Data for analysis:
=== Section Start ===
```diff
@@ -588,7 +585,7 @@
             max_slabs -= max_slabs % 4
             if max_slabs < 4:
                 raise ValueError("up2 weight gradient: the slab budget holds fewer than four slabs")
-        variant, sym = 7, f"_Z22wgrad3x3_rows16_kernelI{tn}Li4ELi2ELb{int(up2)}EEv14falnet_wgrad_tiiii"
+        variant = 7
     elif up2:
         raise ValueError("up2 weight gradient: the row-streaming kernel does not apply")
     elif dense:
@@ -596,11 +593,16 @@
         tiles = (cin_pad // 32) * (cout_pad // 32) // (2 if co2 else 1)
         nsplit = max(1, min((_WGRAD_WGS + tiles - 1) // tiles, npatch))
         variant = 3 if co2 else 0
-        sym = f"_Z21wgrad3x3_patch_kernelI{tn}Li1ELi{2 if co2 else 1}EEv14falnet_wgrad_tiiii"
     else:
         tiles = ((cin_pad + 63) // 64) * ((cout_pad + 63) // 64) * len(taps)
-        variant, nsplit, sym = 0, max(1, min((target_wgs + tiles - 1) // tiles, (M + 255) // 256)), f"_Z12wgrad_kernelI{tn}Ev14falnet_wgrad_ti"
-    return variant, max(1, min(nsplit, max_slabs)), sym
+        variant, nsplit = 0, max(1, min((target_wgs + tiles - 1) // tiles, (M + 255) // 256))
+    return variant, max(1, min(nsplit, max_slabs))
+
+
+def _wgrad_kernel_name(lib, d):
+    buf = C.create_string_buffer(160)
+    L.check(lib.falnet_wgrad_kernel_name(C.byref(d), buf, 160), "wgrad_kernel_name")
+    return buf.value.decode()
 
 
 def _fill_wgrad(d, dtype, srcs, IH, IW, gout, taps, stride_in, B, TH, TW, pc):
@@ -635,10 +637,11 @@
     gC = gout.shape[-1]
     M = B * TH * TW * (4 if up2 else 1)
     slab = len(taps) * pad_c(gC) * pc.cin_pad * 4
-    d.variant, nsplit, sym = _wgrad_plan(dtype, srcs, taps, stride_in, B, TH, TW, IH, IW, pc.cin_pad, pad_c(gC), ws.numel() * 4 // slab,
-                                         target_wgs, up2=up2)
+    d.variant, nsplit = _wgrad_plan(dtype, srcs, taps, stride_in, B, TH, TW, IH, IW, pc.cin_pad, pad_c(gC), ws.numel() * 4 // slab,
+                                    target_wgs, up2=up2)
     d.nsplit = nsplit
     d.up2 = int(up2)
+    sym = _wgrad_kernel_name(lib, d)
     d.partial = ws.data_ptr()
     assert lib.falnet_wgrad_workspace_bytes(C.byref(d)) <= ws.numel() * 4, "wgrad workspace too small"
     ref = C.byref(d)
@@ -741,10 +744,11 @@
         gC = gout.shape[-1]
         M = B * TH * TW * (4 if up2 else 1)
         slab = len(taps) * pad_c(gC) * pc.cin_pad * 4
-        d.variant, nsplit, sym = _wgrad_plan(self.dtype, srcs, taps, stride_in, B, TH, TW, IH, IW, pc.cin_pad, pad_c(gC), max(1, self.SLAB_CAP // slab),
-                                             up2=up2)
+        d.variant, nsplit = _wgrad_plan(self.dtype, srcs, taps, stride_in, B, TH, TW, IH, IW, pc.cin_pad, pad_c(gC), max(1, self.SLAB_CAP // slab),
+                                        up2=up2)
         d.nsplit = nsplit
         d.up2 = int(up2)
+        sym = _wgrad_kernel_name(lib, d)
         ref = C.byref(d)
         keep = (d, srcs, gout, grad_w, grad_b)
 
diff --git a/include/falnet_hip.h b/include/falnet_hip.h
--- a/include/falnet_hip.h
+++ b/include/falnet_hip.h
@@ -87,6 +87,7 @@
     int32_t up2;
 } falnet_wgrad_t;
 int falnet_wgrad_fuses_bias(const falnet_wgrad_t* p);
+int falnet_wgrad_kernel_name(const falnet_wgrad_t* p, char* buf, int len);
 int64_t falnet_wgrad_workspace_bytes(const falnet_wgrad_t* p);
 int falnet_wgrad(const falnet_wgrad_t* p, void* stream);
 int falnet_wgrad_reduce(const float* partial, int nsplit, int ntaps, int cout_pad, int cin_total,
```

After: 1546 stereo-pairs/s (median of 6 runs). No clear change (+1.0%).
=== Section End ===
All entries must be duplicated exactly, with none left out.

Exercise answer:
```diff
@@ -588,7 +585,7 @@
             max_slabs -= max_slabs % 4
             if max_slabs < 4:
                 raise ValueError("up2 weight gradient: the slab budget holds fewer than four slabs")
-        variant, sym = 7, f"_Z22wgrad3x3_rows16_kernelI{tn}Li4ELi2ELb{int(up2)}EEv14falnet_wgrad_tiiii"
+        variant = 7
     elif up2:
         raise ValueError("up2 weight gradient: the row-streaming kernel does not apply")
     elif dense:
@@ -596,11 +593,16 @@
         tiles = (cin_pad // 32) * (cout_pad // 32) // (2 if co2 else 1)
         nsplit = max(1, min((_WGRAD_WGS + tiles - 1) // tiles, npatch))
         variant = 3 if co2 else 0
-        sym = f"_Z21wgrad3x3_patch_kernelI{tn}Li1ELi{2 if co2 else 1}EEv14falnet_wgrad_tiiii"
     else:
         tiles = ((cin_pad + 63) // 64) * ((cout_pad + 63) // 64) * len(taps)
-        variant, nsplit, sym = 0, max(1, min((target_wgs + tiles - 1) // tiles, (M + 255) // 256)), f"_Z12wgrad_kernelI{tn}Ev14falnet_wgrad_ti"
-    return variant, max(1, min(nsplit, max_slabs)), sym
+        variant, nsplit = 0, max(1, min((target_wgs + tiles - 1) // tiles, (M + 255) // 256))
+    return variant, max(1, min(nsplit, max_slabs))
+
+
+def _wgrad_kernel_name(lib, d):
+    buf = C.create_string_buffer(160)
+    L.check(lib.falnet_wgrad_kernel_name(C.byref(d), buf, 160), "wgrad_kernel_name")
+    return buf.value.decode()
 
 
 def _fill_wgrad(d, dtype, srcs, IH, IW, gout, taps, stride_in, B, TH, TW, pc):
@@ -635,10 +637,11 @@
     gC = gout.shape[-1]
     M = B * TH * TW * (4 if up2 else 1)
     slab = len(taps) * pad_c(gC) * pc.cin_pad * 4
-    d.variant, nsplit, sym = _wgrad_plan(dtype, srcs, taps, stride_in, B, TH, TW, IH, IW, pc.cin_pad, pad_c(gC), ws.numel() * 4 // slab,
-                                         target_wgs, up2=up2)
+    d.variant, nsplit = _wgrad_plan(dtype, srcs, taps, stride_in, B, TH, TW, IH, IW, pc.cin_pad, pad_c(gC), ws.numel() * 4 // slab,
+                                    target_wgs, up2=up2)
     d.nsplit = nsplit
     d.up2 = int(up2)
+    sym = _wgrad_kernel_name(lib, d)
     d.partial = ws.data_ptr()
     assert lib.falnet_wgrad_workspace_bytes(C.byref(d)) <= ws.numel() * 4, "wgrad workspace too small"
     ref = C.byref(d)
@@ -741,10 +744,11 @@
         gC = gout.shape[-1]
         M = B * TH * TW * (4 if up2 else 1)
         slab = len(taps) * pad_c(gC) * pc.cin_pad * 4
-        d.variant, nsplit, sym = _wgrad_plan(self.dtype, srcs, taps, stride_in, B, TH, TW, IH, IW, pc.cin_pad, pad_c(gC), max(1, self.SLAB_CAP // slab),
-                                             up2=up2)
+        d.variant, nsplit = _wgrad_plan(self.dtype, srcs, taps, stride_in, B, TH, TW, IH, IW, pc.cin_pad, pad_c(gC), max(1, self.SLAB_CAP // slab),
+                                        up2=up2)
         d.nsplit = nsplit
         d.up2 = int(up2)
+        sym = _wgrad_kernel_name(lib, d)
         ref = C.byref(d)
         keep = (d, srcs, gout, grad_w, grad_b)
 
diff --git a/include/falnet_hip.h b/include/falnet_hip.h
--- a/include/falnet_hip.h
+++ b/include/falnet_hip.h
@@ -87,6 +87,7 @@
     int32_t up2;
 } falnet_wgrad_t;
 int falnet_wgrad_fuses_bias(const falnet_wgrad_t* p);
+int falnet_wgrad_kernel_name(const falnet_wgrad_t* p, char* buf, int len);
 int64_t falnet_wgrad_workspace_bytes(const falnet_wgrad_t* p);
 int falnet_wgrad(const falnet_wgrad_t* p, void* stream);
 int falnet_wgrad_reduce(const float* partial, int nsplit, int ntaps, int cout_pad, int cin_total,
```

After: 1546 stereo-pairs/s (median of 6 runs). No clear change (+1.0%).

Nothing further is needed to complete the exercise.